• Task inputs
bool conv_variant_shape(int variant, int* bm, int* bn);
struct ConvLaunched { int tile; const char* family; };
inline hipError_t conv_ran(ConvLaunched* ran, int tile, const char* family, hipError_t e) {
    if (ran && e == hipSuccess) { ran->tile = tile; ran->family = family; }
    return e;
}
hipError_t launch_conv_tap(const ConvArgs& a, int variant, hipStream_t s, ConvLaunched* ran = nullptr);
constexpr size_t kConvReadSlack = 512;
int choose_conv_tap_variant(int M, int n16);
hipError_t launch_conv_bx3(const ConvArgs& a, int variant, hipStream_t s, ConvLaunched* ran = nullptr);
int choose_conv_bx3_variant(const ConvArgs& a);
bool conv_bx3p_supported(const ConvArgs& a);
hipError_t launch_conv_bx3p(const ConvArgs& a, int nf, hipStream_t s);
hipError_t launch_conv_h2(const ConvArgs& a, int variant, hipStream_t s, ConvLaunched* ran = nullptr);
int choose_conv_h2_variant(const ConvArgs& a);
bool conv_h2p_supported(const ConvArgs& a);
hipError_t launch_conv_h2p(const ConvArgs& a, int nf, hipStream_t s);
bool conv_h2q_supported(const ConvArgs& a);
hipError_t launch_conv_h2q(const ConvArgs& a, hipStream_t s);
bool conv_h2r_supported(const ConvArgs& a);
hipError_t launch_conv_h2r(const ConvArgs& a, int nf, hipStream_t s);
size_t conv_h2r_copy_bytes(int n16, int cin, int ksize);
hipError_t launch_h2r_repack(const float* w, void* wr, int n16, int cin, int ksize, hipStream_t s);
bool conv_h2s_supported(const ConvArgs& a);
hipError_t launch_conv_h2s(const ConvArgs& a, bool nf12, hipStream_t s, bool m64 = false);
bool conv_h2s3_supported(const ConvArgs& a);
hipError_t launch_conv_h2s3(const ConvArgs& a, hipStream_t s, bool m64 = false);
hipError_t launch_h2_mplane_check(const float* w, long long rows_x_ksteps, unsigned* flag, hipStream_t s);
hipError_t launch_conv_h2_deep(const ConvArgs& a, int variant, hipStream_t s);
bool conv_h2w_supported(const ConvArgs& a);
hipError_t launch_conv_h2w(const ConvArgs& a, int nf, hipStream_t s);
bool conv_h2v_supported(const ConvArgs& a);
hipError_t launch_conv_h2v(const ConvArgs& a, int nf, hipStream_t s);
hipError_t launch_conv_tap16(const ConvArgs& a, int variant, hipStream_t s, ConvLaunched* ran = nullptr);
int choose_conv_tap16_variant(const ConvArgs& a);
bool conv_tap16_variant_shape(int variant, int* bm, int* bn);
bool conv_p16_supported(const ConvArgs& a);
hipError_t launch_conv_p16(const ConvArgs& a, int nf, hipStream_t s);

• What is being asked
Above are the records; report each line in them that includes the word "ksize".

• Completed task
size_t conv_h2r_copy_bytes(int n16, int cin, int ksize);
hipError_t launch_h2r_repack(const float* w, void* wr, int n16, int cin, int ksize, hipStream_t s);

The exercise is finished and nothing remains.